I joined Weight Watchers many times and still think it’s one of the best weight loss programs going but this last time I fought it from the third month in. I would weigh in, binge like crazy get back on track and maybe loose or gain a bit every week. Anytime I got near a significant number I would have a very hard time getting past it. Eventually I got off 40+ lbs but couldn’t maintain it and went up and down 5 lbs over and over. I knew then, it was me sabotaging myself but couldn’t figure out how to fix it until Dawn Green came along. I had participated in her healing circles for a while and that helped with other issues but when she started offering speciality programs, one on one programs for different issues, I decided it was the right move and am I glad I did. I quit Weight Watchers and once a week Dawn and I had a Facetime meeting where we went over the weekly work she had me do and the “stuff” that came up during the week.
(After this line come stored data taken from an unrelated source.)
__global__ __launch_bounds__(TEAM_WAVES * 64) void canon_global_kernel(ck::CanonArgs a, ck::CanonArgs a2, uint32_t* scratch, uint32_t* ticket, const uint32_t* giants,
                                                                       const uint32_t* tiers_busy, uint32_t* hint_out)
{
    if (blockIdx.x == 0 && threadIdx.x == 0) *hint_out = *tiers_busy ? 2u : 1u;
    if (*giants == 0) return;
    __shared__ uint32_t blk_count[4], lut[ck::FAST_LUT_DW], lutn[ck::FAST_LUTN_DW], last;
    ck::fast_lut_init(lut, threadIdx.x, TEAM_WAVES * 64);
    ck::fast_lutn_init(lutn, threadIdx.x, TEAM_WAVES * 64);
    const uint32_t wib = ck::uniform(threadIdx.x >> 6);
    if (threadIdx.x == 0) blk_count[0] = 0;
    __syncthreads();
    team_stage_block(a, scratch + (size_t)blockIdx.x * a.slice_dw, a.slice_dw, lut, lutn, blk_count, blockIdx.x, wib);
    __syncthreads();
    if (threadIdx.x == 0) {
        a.defer_count[blockIdx.x] = blk_count[0];
        asm volatile("s_waitcnt vmcnt(0)" ::: "memory");
        __builtin_amdgcn_fence(__ATOMIC_RELEASE, "agent");
        asm volatile("s_waitcnt vmcnt(0)" ::: "memory");
        const uint32_t arrived = atomicAdd(ticket, 1u);
        last = arrived == gridDim.x - 1;
        if (last) {
            __builtin_amdgcn_fence(__ATOMIC_ACQUIRE, "agent");
            asm volatile("s_waitcnt vmcnt(0)" ::: "memory");
            *ticket = 0;
        }
    }
    __syncthreads();
    if (!last) return;
    if (threadIdx.x == 0) blk_count[0] = 0;
    __syncthreads();
    team_stage_block(a2, scratch, a2.slice_dw, lut, lutn, blk_count, 0, wib);
}

__global__ __launch_bounds__(64) void canon_global_one_kernel(ck::CanonArgs a, uint32_t* scratch)
{
    __shared__ uint32_t blk_count, lut[ck::FAST_LUT_DW], lutn[ck::FAST_LUTN_DW];
    ck::fast_lut_init(lut, threadIdx.x, 64);
    ck::fast_lutn_init(lutn, threadIdx.x, 64);
    if (threadIdx.x == 0) blk_count = 0;
    __syncthreads();
    ck::canon_wave_loop(a, scratch, lut, &blk_count, blockIdx.x, gridDim.x, 0, 1, lutn);
}

__global__ __launch_bounds__(64) void xxh3_list_kernel(const uint8_t* bytes, const uint64_t* offsets, const uint32_t* list, uint32_t count,
                                                      uint64_t* out)
{
    for (uint32_t i = blockIdx.x; i < count; i += gridDim.x) {
        const uint32_t r = list[i];
        const uint64_t off = offsets[r];
        const uint64_t h = ck::xxh3_64_wave(bytes + off, (uint32_t)(offsets[r + 1] - off));
        if (ck::lane_id() == 0) out[r] = h;
    }
}

#ifndef CK_STREAM_RPW
#define CK_STREAM_RPW 1
#endif
using StreamC = ck::StreamCfg<CK_STREAM_WPB, CK_STREAM_NBUF, CK_STREAM_RPW, 1>;
#ifndef CK_STREAM_WPB_2
#define CK_STREAM_WPB_2 8
#endif
using StreamC2 = ck::StreamCfg<CK_STREAM_WPB_2, CK_STREAM_NBUF, CK_STREAM_RPW, 2>;
#ifndef CK_STREAM_WPB_HASH
#define CK_STREAM_WPB_HASH 4
#endif
using StreamCH = ck::StreamCfg<CK_STREAM_WPB_HASH, CK_STREAM_NBUF, CK_STREAM_RPW, 1>;
#ifndef CK_STREAM_WPB_ALPHA
#define CK_STREAM_WPB_ALPHA 4
#endif
using StreamCA = ck::StreamCfg<CK_STREAM_WPB_ALPHA, CK_STREAM_NBUF, CK_STREAM_RPW, 1>;
#ifndef CK_STREAM_WPB_PAIR
#define CK_STREAM_WPB_PAIR 8
#endif
#ifndef CK_PAIR_WPE
#define CK_PAIR_WPE 6
#endif
#if CK_STREAM_WPB_PAIR
using StreamCHP = ck::StreamCfg<CK_STREAM_WPB_PAIR, CK_STREAM_NBUF, 2, 1>;
#else
using StreamCHP = StreamCH;
#endif
using StreamCAux = ck::StreamCfg<4, 4, 2, 1>;
using StreamCAux2 = ck::StreamCfg<4, 2, 2, 2>;

__host__ __device__ inline uint32_t count_shift(uint64_t n) { return n <= (1u << 17) ? 0u : (uint32_t)(63 - __builtin_clzll(n)) - 16u; }
__host__ __device__ inline uint64_t count_samples(uint64_t n) { return (n + (1ull << count_shift(n)) - 1) >> count_shift(n); }
__host__ __device__ inline uint32_t stream_mode(uint64_t two, uint64_t lng, uint64_t n)
{
    return lng && lng * 8 >= n ? 3u : (two && two * 4 >= n ? 2u : 1u);
}
constexpr uint32_t CONTENT_SAMPLES = 4096, MODE_ALPHA = 4;
constexpr uint32_t MODE_SHORT = 8, SHORT_MAX_N = 800;
__host__ __device__ inline uint32_t alpha_mode(uint64_t bad, uint64_t sampled) { return bad && bad * 16 >= sampled ? MODE_ALPHA : 0u; }
__host__ __device__ inline uint32_t batch_mode_of(uint64_t two, uint64_t lng, uint64_t n, uint64_t bad, uint64_t sampled, uint64_t shortc, bool hashed)
{
    const uint32_t m = stream_mode(two, lng, n), al = alpha_mode(bad, sampled);
    return (m == 2 && (al || hashed) ? 3u : m) | al | (m == 1 && !al && shortc * 2 >= n ? MODE_SHORT : 0u);
}
__global__ __launch_bounds__(1024) void stream_count_kernel(const uint8_t* __restrict__ bytes, const uint64_t* __restrict__ offsets, uint64_t n, uint32_t* ctl,
                                                            uint32_t* mode, uint32_t* counters, uint32_t hashed)
{
    __shared__ uint32_t blk[4];
    if (threadIdx.x < 4) blk[threadIdx.x] = 0;
    if (blockIdx.x == 0 && threadIdx.x == 3) { counters[0] = 0; counters[1] = 0; counters[3] = 0; counters[16] = 0; counters[17] = 0; }
    __syncthreads();
    const uint32_t shift = count_shift(n);
    const uint64_t ns = count_samples(n);
    uint32_t two = 0, lng = 0, sht = 0;
    for (uint64_t j = (uint64_t)blockIdx.x * 1024 + threadIdx.x; j < ns; j += (uint64_t)gridDim.x * 1024) {
        const uint64_t i = j << shift;
        const uint64_t len = offsets[i + 1] - offsets[i];
        two += len > ck::FAST_MAX_N && len <= ck::FAST2_MAX_N;
        lng += len > ck::FAST2_MAX_N;
        sht += len <= SHORT_MAX_N;
    }
    const uint64_t nc = n < CONTENT_SAMPLES ? n : CONTENT_SAMPLES, cstep = n / nc;
    uint32_t bad = 0;
    for (uint64_t k = (uint64_t)blockIdx.x * 16 + (threadIdx.x >> 6); k < nc; k += (uint64_t)gridDim.x * 16) {
        const uint64_t off = offsets[k * cstep], len = offsets[k * cstep + 1] - off;
        const uint32_t m = len < ck::FAST_MAX_N ? (uint32_t)len : ck::FAST_MAX_N, t = ck::lane_id();
        uint32_t miss = 0;
        if (m >= 16 && 16 * t < m) (void)ck::fast_pack(ck::load16(bytes + off + (16 * t + 16 <= m ? 16 * t : m - 16)), miss);
        bad += ck::ballot(miss != 0) != 0;
    }
    if (ck::ballot(two | lng) != 0) {
        const uint64_t t2 = ck::wave_sum_u64(two), tl = ck::wave_sum_u64(lng);
        if (ck::lane_id() == 0 && t2) atomicAdd(&blk[0], (uint32_t)t2);
        if (ck::lane_id() == 0 && tl) atomicAdd(&blk[1], (uint32_t)tl);
    }
    if (ck::lane_id() == 0 && bad) atomicAdd(&blk[2], bad);
    if (ck::ballot(sht != 0) != 0) {
        const uint64_t ts = ck::wave_sum_u64(sht);
        if (ck::lane_id() == 0) atomicAdd(&blk[3], (uint32_t)ts);
    }
    __syncthreads();
    if (threadIdx.x == 0) {
        if (blk[0]) atomicAdd(ctl, blk[0]);
        if (blk[1]) atomicAdd(ctl + 1, blk[1]);
        if (blk[2]) atomicAdd(ctl + 3, blk[2]);
        if (blk[3]) atomicAdd(ctl + 5, blk[3]);
        asm volatile("s_waitcnt vmcnt(0)" ::: "memory");
        if (atomicAdd(ctl + 2, 1u) == gridDim.x - 1) {
            const uint32_t t2 = atomicExch(ctl, 0u), tl = atomicExch(ctl + 1, 0u), tb = atomicExch(ctl + 3, 0u), ts = atomicExch(ctl + 5, 0u);
            *mode = batch_mode_of(t2, tl, ns, tb, nc, ts, hashed != 0);
            atomicExch(ctl + 2, 0u);
        }
    }
}
__device__ __forceinline__ uint32_t batch_mode(const uint32_t* __restrict__ mode, uint32_t host_mode)
{
    return host_mode ? host_mode & 15u : *mode;
}
template <bool HASH, bool AUX, bool ALPHA>
__global__ __launch_bounds__(256) void canon_rescue_kernel(ck::CanonArgs a, const uint32_t* __restrict__ mode_word, uint32_t host_mode, uint32_t* mode_out,
                                                           uint32_t* tiers_busy)
{
    const uint32_t mode = batch_mode(mode_word, host_mode);
    if (!AUX && ((mode & MODE_ALPHA) != 0) != ALPHA) return;
    if (!AUX && (mode & 3) == 3) return;
    if (blockIdx.x == 0 && threadIdx.x == 0) *mode_out = (host_mode >> 31) ? *mode_word : mode;
    const bool all_records = (mode & 3) == 3;
    if (!all_records) {
        const uint32_t mine = blockIdx.x < a.in_nseg ? (a.in_nseg - blockIdx.x + gridDim.x - 1) / gridDim.x : 0;
        uint32_t any = 0;
        for (uint32_t t = threadIdx.x; t < mine; t += 256) any |= a.list_count[blockIdx.x + t * gridDim.x];
        if (!__syncthreads_or((int)any)) {
            for (uint32_t t = threadIdx.x; t < mine; t += 256) a.defer_count[blockIdx.x + t * gridDim.x] = 0;
            return;
        }
    }
    __shared__ uint32_t lut[ck::FAST_LUT_DW], seg_count;
    ck::fast_lut_init(lut, threadIdx.x, 256);
    ck::RescueState<HASH, AUX> st;
    if (HASH) st.hc = ck::fast_hash_const();
    const uint32_t wib = ck::uniform(threadIdx.x >> 6);
    uint32_t passed_on = 0, walked = 0;
    for (uint32_t sgm = blockIdx.x; sgm < a.in_nseg; sgm += gridDim.x) {
        if (threadIdx.x == 0) seg_count = 0;
        __syncthreads();
        ck::canon_rescue_segment<HASH, AUX, ALPHA>(a, lut, st, &seg_count, sgm, wib, 4, all_records);
        __syncthreads();
        if (threadIdx.x == 0) { a.defer_count[sgm] = seg_count; passed_on += seg_count; ++walked; }
    }
    if (threadIdx.x == 0 && passed_on > walked) *tiers_busy = 1;
}

#ifdef CK_MIXED_TIMELINE
__device__ uint64_t g_timeline[3 * 65536];
#endif
#ifndef CK_MIXED_WPB_PURE
#define CK_MIXED_WPB_PURE 8
#endif
#ifndef CK_MIXED_WPB_HASH
#define CK_MIXED_WPB_HASH 2
#endif
#ifndef CK_MIXED_WPB_N
#define CK_MIXED_WPB_N 4
#endif
constexpr int mixed_wpb(bool nm, bool hash) { return nm ? CK_MIXED_WPB_N : (hash ? CK_MIXED_WPB_HASH : CK_MIXED_WPB_PURE); }
template <bool NM, bool HASH>
__device__ __forceinline__ void canon_mixed_body(const ck::CanonArgs& a, const uint32_t* __restrict__ mode_word, uint32_t host_mode, uint32_t* mode_out, uint32_t* tiers_busy,
                                                 uint32_t* ticket)
{
    constexpr int WPB = mixed_wpb(NM, HASH);
    const uint32_t mode = batch_mode(mode_word, host_mode);
    if ((mode & 3) != 3 || ((mode & MODE_ALPHA) != 0) != NM) return;
    if (blockIdx.x == 0 && threadIdx.x == 0) *mode_out = (host_mode >> 31) ? *mode_word : mode;
#ifdef CK_MIXED_TIMELINE
    const uint64_t tl_start = wall_clock64();
#endif
    extern __shared__ __attribute__((aligned(16))) uint32_t lds[];
    uint32_t* blk_count = lds + WPB * a.slice_dw;
    uint32_t* lut = blk_count + 4;
    uint32_t* lutn = lut + ck::FAST_LUT_DW;
    uint32_t* htab = lutn + ck::LEAN_LUTN_DW;
    ck::fast_lut_init(lut, threadIdx.x, 64 * WPB);
    if (NM) ck::lean_lutn_init(lutn, threadIdx.x, 64 * WPB);
    if (HASH) ck::lean_hash_table_init(htab, threadIdx.x);
    ck::RescueState<HASH, false> st;
    if (HASH) {
        st.hc.k0 = ck::xsec64(8 * (ck::lane_id() >> 2) + 16 * (ck::lane_id() & 3));
        st.hc.k1 = ck::xsec64(8 * (ck::lane_id() >> 2) + 16 * (ck::lane_id() & 3) + 8);
    }
    const uint32_t wib = ck::uniform(threadIdx.x >> 6);
    uint32_t* slice = lds + wib * a.slice_dw;
    const uint64_t payload_end = a.offsets[a.n_records];
    uint32_t passed_on = 0, walked = 0, static_sgm = blockIdx.x;
    for (;;) {
        if (threadIdx.x == 0) { blk_count[0] = 0; blk_count[1] = ticket ? atomicAdd(ticket, 1u) : static_sgm; }
        static_sgm += gridDim.x;
        __syncthreads();
        const uint32_t sgm = blk_count[1];
        if (sgm >= a.in_nseg) break;
        ck::canon_mixed_segment<NM, HASH>(a, slice, lut, st, blk_count, sgm, wib, WPB, payload_end, htab, lutn);
        __syncthreads();
        if (threadIdx.x == 0) { a.defer_count[sgm] = *blk_count; passed_on += *blk_count; ++walked; }
    }
    if (threadIdx.x == 0) {
        if (passed_on > walked) *tiers_busy = 1;
        if (ticket && atomicAdd(ticket + 1, 1u) == gridDim.x - 1) { atomicExch(ticket, 0u); atomicExch(ticket + 1, 0u); }
    }
#ifdef CK_MIXED_TIMELINE
    if (threadIdx.x == 0 && blockIdx.x < 65536) {
        uint32_t hwid;
        asm volatile("s_getreg_b32 %0, hwreg(HW_REG_HW_ID)" : "=s"(hwid));
        uint32_t xcc;
        asm volatile("s_getreg_b32 %0, hwreg(HW_REG_XCC_ID)" : "=s"(xcc));
        g_timeline[3 * blockIdx.x] = tl_start; g_timeline[3 * blockIdx.x + 1] = wall_clock64();
        g_timeline[3 * blockIdx.x + 2] = ((uint64_t)xcc << 32) | hwid;
    }
#endif
}
#ifndef CK_MIXED_NM_VGPR
#define CK_MIXED_NM_VGPR 48
#endif
#ifndef CK_MIXED_H_VGPR
#define CK_MIXED_H_VGPR 40
#endif
#ifndef CK_MIXED_N_SLICE
#define CK_MIXED_N_SLICE 1904
#endif
#ifdef CK_MIXED_WAVES
#define CK_MIXED_ATTR(VGPR, NM, HASH) __launch_bounds__(64 * mixed_wpb(NM, HASH), CK_MIXED_WAVES)
#else
#define CK_MIXED_ATTR(VGPR, NM, HASH) __launch_bounds__(64 * mixed_wpb(NM, HASH)) __attribute__((amdgpu_num_vgpr(VGPR)))
#endif
#define CK_MIXED_KERNEL(NAME, NM, HASH, VGPR)                                                                                                  \
    __global__ CK_MIXED_ATTR(VGPR, NM, HASH) void NAME(ck::CanonArgs a, const uint32_t* __restrict__ mode_word,   \
                                                                                     uint32_t host_mode, uint32_t* mode_out, uint32_t* tiers_busy, uint32_t* ticket) \
    {                                                                                                                                          \
        canon_mixed_body<NM, HASH>(a, mode_word, host_mode, mode_out, tiers_busy, ticket);                                                     \
    }
CK_MIXED_KERNEL(canon_mixed_kernel, false, false, 36)
CK_MIXED_KERNEL(canon_mixed_n_kernel, true, false, CK_MIXED_NM_VGPR)
CK_MIXED_KERNEL(canon_mixed_h_kernel, false, true, CK_MIXED_H_VGPR)
CK_MIXED_KERNEL(canon_mixed_nh_kernel, true, true, CK_MIXED_NM_VGPR)
#undef CK_MIXED_KERNEL

#ifndef CK_GROUP_HASH
#define CK_GROUP_HASH 1
#endif
template <class StreamC, bool HASH, bool AUX, bool PERSIST, bool ALPHA = false>
__global__ __launch_bounds__(StreamC::WPB * 64, (HASH && !AUX && StreamC::ROWS == 1 && (ALPHA || StreamC::RPW == 2)) ? CK_PAIR_WPE : (StreamC::WPB >= 8 || (ALPHA && !HASH && !AUX)) ? CK_FAST_WPE : 4) void canon_stream_kernel(ck::CanonArgs a, const uint32_t* __restrict__ mode,
                                                                                                             uint32_t host_mode, uint32_t nvb)
{
    const uint32_t bm = batch_mode(mode, host_mode);
    if ((bm & 3) != (uint32_t)StreamC::ROWS) return;
    constexpr bool HAS_ALPHA_TWIN = StreamC::ROWS == 1 && !AUX;
    if (HAS_ALPHA_TWIN && ((bm & MODE_ALPHA) != 0) != ALPHA) return;
    if (HAS_ALPHA_TWIN && !ALPHA && !HASH && ((bm & MODE_SHORT) != 0) != (StreamC::RPW == 2)) return;
    constexpr bool GH = CK_GROUP_HASH && HASH && !AUX && StreamC::ROWS == 1 && (StreamC::RPW == 1 || !ALPHA) && StreamC::GROUP <= 16;
    constexpr bool PAIR = GH && StreamC::RPW == 2;
    constexpr bool PAIR_B = !HASH && !AUX && !ALPHA && StreamC::ROWS == 1 && StreamC::RPW == 2;
    __shared__ __attribute__((aligned(16))) uint32_t lds[StreamC::LDS_DW + (GH ? ck::gh_lds_dw<(int)StreamC::GROUP, PAIR>() : PAIR_B ? StreamC::GROUP * ck::PAIR_SCRATCH_DW : 0)];
    uint32_t* lut = lds + StreamC::NBUF * StreamC::BUF_DW;
    uint32_t* blk_count = lut + ck::FAST_LUT_DW;
    uint32_t* gh = lds + StreamC::LDS_DW;
    ck::fast_lut_init(lut, threadIdx.x, StreamC::WPB * 64);
    if (GH) ck::group_hash_init(gh + 2 * StreamC::GROUP * ck::GH_STRIDE_DW, threadIdx.x);
    if (PAIR) ck::group_hash_secret_init(gh + 2 * StreamC::GROUP * ck::GH_STRIDE_DW + ck::GH_CONST_DW, threadIdx.x);
    if (!PERSIST) {
        if (threadIdx.x == 0) *blk_count = 0;
        __syncthreads();
        ck::canon_stream_wave_loop<StreamC, HASH, AUX, GH, ALPHA>(a, lut, lds, blk_count, blockIdx.x, gridDim.x, gh);
        __syncthreads();
        if (threadIdx.x == 0) a.defer_count[blockIdx.x] = *blk_count;
        return;
    }
    for (uint32_t vb = blockIdx.x; vb < nvb; vb += gridDim.x) {
        if (threadIdx.x == 0) *blk_count = 0;
        __syncthreads();
        ck::canon_stream_wave_loop<StreamC, HASH, AUX, GH, ALPHA>(a, lut, lds, blk_count, vb, nvb, gh);
        ck::vmem_wait<0>();
        __syncthreads();
        if (threadIdx.x == 0) a.defer_count[vb] = *blk_count;
    }
}

__global__ __launch_bounds__(256) void xxh3_kernel(const uint8_t* bytes, const uint64_t* offsets, uint64_t n_records,
                                                   uint64_t* out, const uint8_t* hashed, const uint32_t* view, const uint8_t* comp)
{
    const uint32_t wave = ck::uniform(blockIdx.x * 4 + (threadIdx.x >> 6));
    const uint32_t n_waves = gridDim.x * 4;
    const ck::XWaveConst xk = ck::xwave_const();
    __shared__ uint8_t comp_lds[256];
    if (view) { comp_lds[threadIdx.x] = comp[threadIdx.x]; __syncthreads(); comp = comp_lds; }
    if (!hashed) {
        for (uint64_t r = wave; r < n_records; r += n_waves) {
            const uint64_t off = offsets[r];
            const uint64_t h = ck::xxh3_64_wave(bytes + off, (uint32_t)(offsets[r + 1] - off), xk);
            if (ck::lane_id() == 0) out[r] = h;
        }
        return;
    }
    const uint64_t per_wave = (n_records + n_waves - 1) / n_waves;
    const uint32_t span = per_wave >= 512 ? 512u : (per_wave <= 64 ? 64u : (uint32_t)((per_wave + 63) / 64) * 64u);
    for (uint64_t big = (uint64_t)wave * span; big < n_records; big += (uint64_t)n_waves * span) {
      const uint64_t f0 = big + 8 * ck::lane_id();
      uint64_t flags8 = ~0ull;
      if (f0 < n_records && 8 * ck::lane_id() < span) {
          flags8 = *reinterpret_cast<const uint64_t*>(hashed + f0);
          if (n_records - f0 < 8) flags8 |= ~0ull << (8 * (n_records - f0));
      }
      if (ck::ballot(((flags8 - 0x0101010101010101ull) & ~flags8 & 0x8080808080808080ull) != 0) == 0) continue;
      for (uint64_t base = big; base < big + span && base < n_records; base += 64) {
        const uint64_t mine = base + ck::lane_id();
        const bool need = mine < n_records && !hashed[mine];
        uint64_t todo = ck::ballot(need);
        if (!todo) continue;
        const uint64_t my_off = need ? offsets[mine] : 0;
        const uint32_t my_len = need ? (uint32_t)(offsets[mine + 1] - my_off) : 0u;
        const bool mine_short = need && my_len <= 240u;
        const uint64_t shorts = ck::ballot(mine_short);
        if (shorts) {
            if (mine_short) {
                const uint8_t* p = bytes + my_off;
                uint64_t h;
                if (view) {
                    const uint32_t v = view[mine], rot = v & 0x7FFFFFFFu;
                    h = ck::xxh3_short(ck::XView{ p, my_len, rot < my_len ? rot : 0u, (v >> 31) != 0, comp }, my_len);
                } else h = ck::xxh3_short(ck::XPlain{ p }, my_len);
                out[mine] = h;
            }
            todo &= ~shorts;
        }
        while (todo) {
            const uint32_t l = (uint32_t)ck::ffs64(todo);
            todo &= todo - 1;
            const uint64_t off = ((uint64_t)ck::readlane((uint32_t)(my_off >> 32), l) << 32) | ck::readlane((uint32_t)my_off, l);
            const uint32_t len = ck::readlane(my_len, l);
            const uint64_t h = view ? ck::xxh3_64_wave_view(bytes + off, len, view[base + l], comp, xk) : ck::xxh3_64_wave(bytes + off, len, xk);
            if (ck::lane_id() == 0) out[base + l] = h;
        }
      }
    }
}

Part of the program she works with told me to throw out the diet mentality and no foods were off limits. I knew I would gain some weight and I did. I still fit into my clothes so it was probably about 6-8 lbs but I don’t weight myself any longer.
Eventually the gaining stopped and I stayed the same for a few weeks then my eating started to change and I found myself not thinking about eating very often and I am choosing different foods when I do eat something. If occasionally I do eat something that I would have considered “off limits” before, it doesn’t have the same joy it used to so where before there never was enough food now one, is enough. In fact I just went though a very stressful time and I didn’t turn to food at all which would have been unheard of in the past. As Dawn might say. I have peace with food and it’s my friend now not something I have to “manage”. I guess I will have to find a new hobby and that’s ok with me.
I also noticed a side effect of our work has been that a lot of other things in my life are working better also."- Jessica, Courtenay, BC.